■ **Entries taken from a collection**
[Start of Attachment]

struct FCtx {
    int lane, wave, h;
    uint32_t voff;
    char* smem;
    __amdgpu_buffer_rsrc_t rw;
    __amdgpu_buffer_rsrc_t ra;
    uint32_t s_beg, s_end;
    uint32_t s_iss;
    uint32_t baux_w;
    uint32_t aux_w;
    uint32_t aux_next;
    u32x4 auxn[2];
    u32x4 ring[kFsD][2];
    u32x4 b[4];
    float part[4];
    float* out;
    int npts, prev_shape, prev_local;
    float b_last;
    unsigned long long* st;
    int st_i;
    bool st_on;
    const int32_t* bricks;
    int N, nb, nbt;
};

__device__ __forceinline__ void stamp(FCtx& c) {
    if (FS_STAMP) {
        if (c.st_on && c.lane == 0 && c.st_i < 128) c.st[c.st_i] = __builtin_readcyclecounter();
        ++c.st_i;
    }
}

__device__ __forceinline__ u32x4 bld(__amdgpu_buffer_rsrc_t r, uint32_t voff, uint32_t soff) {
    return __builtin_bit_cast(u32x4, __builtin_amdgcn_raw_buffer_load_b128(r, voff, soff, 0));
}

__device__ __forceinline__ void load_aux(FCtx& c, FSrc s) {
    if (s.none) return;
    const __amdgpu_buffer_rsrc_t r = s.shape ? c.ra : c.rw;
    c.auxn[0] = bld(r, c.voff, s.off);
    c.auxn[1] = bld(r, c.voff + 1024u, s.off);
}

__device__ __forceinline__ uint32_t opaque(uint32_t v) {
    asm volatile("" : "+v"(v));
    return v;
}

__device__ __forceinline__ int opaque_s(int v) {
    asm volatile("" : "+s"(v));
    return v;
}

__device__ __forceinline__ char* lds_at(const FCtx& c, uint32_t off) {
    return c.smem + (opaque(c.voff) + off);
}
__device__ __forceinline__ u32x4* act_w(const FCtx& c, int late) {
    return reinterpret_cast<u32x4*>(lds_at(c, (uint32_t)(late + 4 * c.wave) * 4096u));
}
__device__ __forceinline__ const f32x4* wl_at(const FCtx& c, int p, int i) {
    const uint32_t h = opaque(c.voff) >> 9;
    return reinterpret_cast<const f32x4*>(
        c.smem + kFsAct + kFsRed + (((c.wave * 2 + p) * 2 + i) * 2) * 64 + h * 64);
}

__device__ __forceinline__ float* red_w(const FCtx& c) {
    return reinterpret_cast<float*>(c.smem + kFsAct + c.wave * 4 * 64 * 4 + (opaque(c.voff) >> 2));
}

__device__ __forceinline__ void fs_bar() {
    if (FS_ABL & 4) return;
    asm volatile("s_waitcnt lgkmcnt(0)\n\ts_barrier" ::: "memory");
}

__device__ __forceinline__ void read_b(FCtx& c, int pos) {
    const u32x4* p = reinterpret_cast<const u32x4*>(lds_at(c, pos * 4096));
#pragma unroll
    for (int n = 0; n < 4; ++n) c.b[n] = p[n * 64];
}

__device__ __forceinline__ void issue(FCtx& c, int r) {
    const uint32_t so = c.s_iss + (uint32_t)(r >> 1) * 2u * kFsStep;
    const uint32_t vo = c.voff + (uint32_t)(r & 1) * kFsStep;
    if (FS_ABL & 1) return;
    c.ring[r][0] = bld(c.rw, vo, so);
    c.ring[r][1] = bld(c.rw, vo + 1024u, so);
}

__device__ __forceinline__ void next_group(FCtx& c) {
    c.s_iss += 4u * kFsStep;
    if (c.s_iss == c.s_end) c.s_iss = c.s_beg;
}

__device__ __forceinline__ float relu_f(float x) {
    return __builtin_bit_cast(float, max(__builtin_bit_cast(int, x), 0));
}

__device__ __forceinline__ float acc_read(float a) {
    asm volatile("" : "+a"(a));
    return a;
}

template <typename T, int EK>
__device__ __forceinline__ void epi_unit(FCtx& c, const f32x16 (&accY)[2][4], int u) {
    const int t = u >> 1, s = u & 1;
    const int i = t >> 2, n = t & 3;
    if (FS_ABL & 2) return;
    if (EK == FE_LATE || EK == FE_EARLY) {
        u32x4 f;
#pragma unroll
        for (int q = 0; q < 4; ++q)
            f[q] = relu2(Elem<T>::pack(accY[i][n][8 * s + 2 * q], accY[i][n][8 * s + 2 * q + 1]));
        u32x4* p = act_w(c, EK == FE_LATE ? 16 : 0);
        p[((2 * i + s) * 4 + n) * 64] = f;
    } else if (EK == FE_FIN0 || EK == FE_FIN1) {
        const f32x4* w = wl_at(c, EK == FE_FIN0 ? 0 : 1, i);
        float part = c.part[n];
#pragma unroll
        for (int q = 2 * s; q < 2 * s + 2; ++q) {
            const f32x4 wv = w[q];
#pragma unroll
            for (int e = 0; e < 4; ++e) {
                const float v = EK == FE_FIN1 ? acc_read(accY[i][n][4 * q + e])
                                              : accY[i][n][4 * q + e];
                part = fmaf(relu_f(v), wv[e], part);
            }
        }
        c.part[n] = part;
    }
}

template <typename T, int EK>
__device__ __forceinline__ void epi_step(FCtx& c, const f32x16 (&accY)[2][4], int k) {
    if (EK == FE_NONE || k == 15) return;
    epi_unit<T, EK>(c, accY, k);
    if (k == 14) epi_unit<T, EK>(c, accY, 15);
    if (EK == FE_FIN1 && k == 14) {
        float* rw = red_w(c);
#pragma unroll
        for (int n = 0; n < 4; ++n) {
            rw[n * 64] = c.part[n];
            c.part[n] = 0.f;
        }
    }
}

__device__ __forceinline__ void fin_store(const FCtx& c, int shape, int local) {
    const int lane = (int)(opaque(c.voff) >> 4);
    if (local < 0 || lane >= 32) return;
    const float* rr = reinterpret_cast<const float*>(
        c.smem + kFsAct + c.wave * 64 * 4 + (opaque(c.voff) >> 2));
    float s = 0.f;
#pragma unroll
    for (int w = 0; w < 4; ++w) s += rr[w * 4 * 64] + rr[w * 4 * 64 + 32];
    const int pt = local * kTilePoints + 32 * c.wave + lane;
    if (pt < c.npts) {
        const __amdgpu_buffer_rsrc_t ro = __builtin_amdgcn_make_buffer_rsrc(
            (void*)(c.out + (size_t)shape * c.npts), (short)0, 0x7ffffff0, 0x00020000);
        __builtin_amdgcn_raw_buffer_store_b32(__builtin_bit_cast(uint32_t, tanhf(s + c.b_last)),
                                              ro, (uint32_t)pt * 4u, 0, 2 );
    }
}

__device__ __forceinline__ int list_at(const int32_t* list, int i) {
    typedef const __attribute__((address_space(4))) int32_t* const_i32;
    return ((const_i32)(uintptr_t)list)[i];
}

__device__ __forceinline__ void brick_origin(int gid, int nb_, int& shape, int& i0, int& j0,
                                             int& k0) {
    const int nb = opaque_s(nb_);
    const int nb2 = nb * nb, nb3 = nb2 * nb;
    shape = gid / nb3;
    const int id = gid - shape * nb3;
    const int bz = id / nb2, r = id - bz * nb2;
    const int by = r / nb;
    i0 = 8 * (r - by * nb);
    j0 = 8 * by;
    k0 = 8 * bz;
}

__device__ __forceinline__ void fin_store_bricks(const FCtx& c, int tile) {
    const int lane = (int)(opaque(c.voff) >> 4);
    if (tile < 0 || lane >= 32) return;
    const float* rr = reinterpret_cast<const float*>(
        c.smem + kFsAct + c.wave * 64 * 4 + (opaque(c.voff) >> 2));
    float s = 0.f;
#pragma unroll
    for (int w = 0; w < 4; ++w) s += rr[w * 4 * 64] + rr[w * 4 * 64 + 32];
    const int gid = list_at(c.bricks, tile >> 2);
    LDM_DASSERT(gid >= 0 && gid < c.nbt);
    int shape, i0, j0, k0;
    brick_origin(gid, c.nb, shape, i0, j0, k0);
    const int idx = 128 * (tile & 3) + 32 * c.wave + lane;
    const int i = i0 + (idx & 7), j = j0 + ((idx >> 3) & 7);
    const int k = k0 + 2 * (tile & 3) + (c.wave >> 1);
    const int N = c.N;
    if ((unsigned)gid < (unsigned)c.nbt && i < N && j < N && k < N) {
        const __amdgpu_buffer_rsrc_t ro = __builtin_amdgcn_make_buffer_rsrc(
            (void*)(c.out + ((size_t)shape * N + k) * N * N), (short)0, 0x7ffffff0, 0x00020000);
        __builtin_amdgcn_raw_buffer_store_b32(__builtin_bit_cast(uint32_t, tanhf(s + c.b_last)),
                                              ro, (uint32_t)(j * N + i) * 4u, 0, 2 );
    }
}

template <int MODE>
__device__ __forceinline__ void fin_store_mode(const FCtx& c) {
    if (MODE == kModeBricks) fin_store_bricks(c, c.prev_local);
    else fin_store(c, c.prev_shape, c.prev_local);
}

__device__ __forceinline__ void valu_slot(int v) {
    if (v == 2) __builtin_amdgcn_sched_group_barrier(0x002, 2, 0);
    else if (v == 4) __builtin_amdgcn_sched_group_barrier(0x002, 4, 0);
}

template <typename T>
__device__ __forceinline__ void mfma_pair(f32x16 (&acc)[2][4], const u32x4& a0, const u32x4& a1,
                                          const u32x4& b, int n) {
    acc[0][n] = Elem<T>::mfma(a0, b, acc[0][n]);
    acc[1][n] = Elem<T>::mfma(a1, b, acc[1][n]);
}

[End of Attachment]

■ **WHAT YOU WILL DO**
Can you repeat, word for word, every line above from the one containing "const f32x4* w = wl_at(c, EK" down to the one containing "const float v", including both?

■ **FINAL ANSWER**
        const f32x4* w = wl_at(c, EK == FE_FIN0 ? 0 : 1, i);
        float part = c.part[n];
#pragma unroll
        for (int q = 2 * s; q < 2 * s + 2; ++q) {
            const f32x4 wv = w[q];
#pragma unroll
            for (int e = 0; e < 4; ++e) {
                const float v = EK == FE_FIN1 ? acc_read(accY[i][n][4 * q + e])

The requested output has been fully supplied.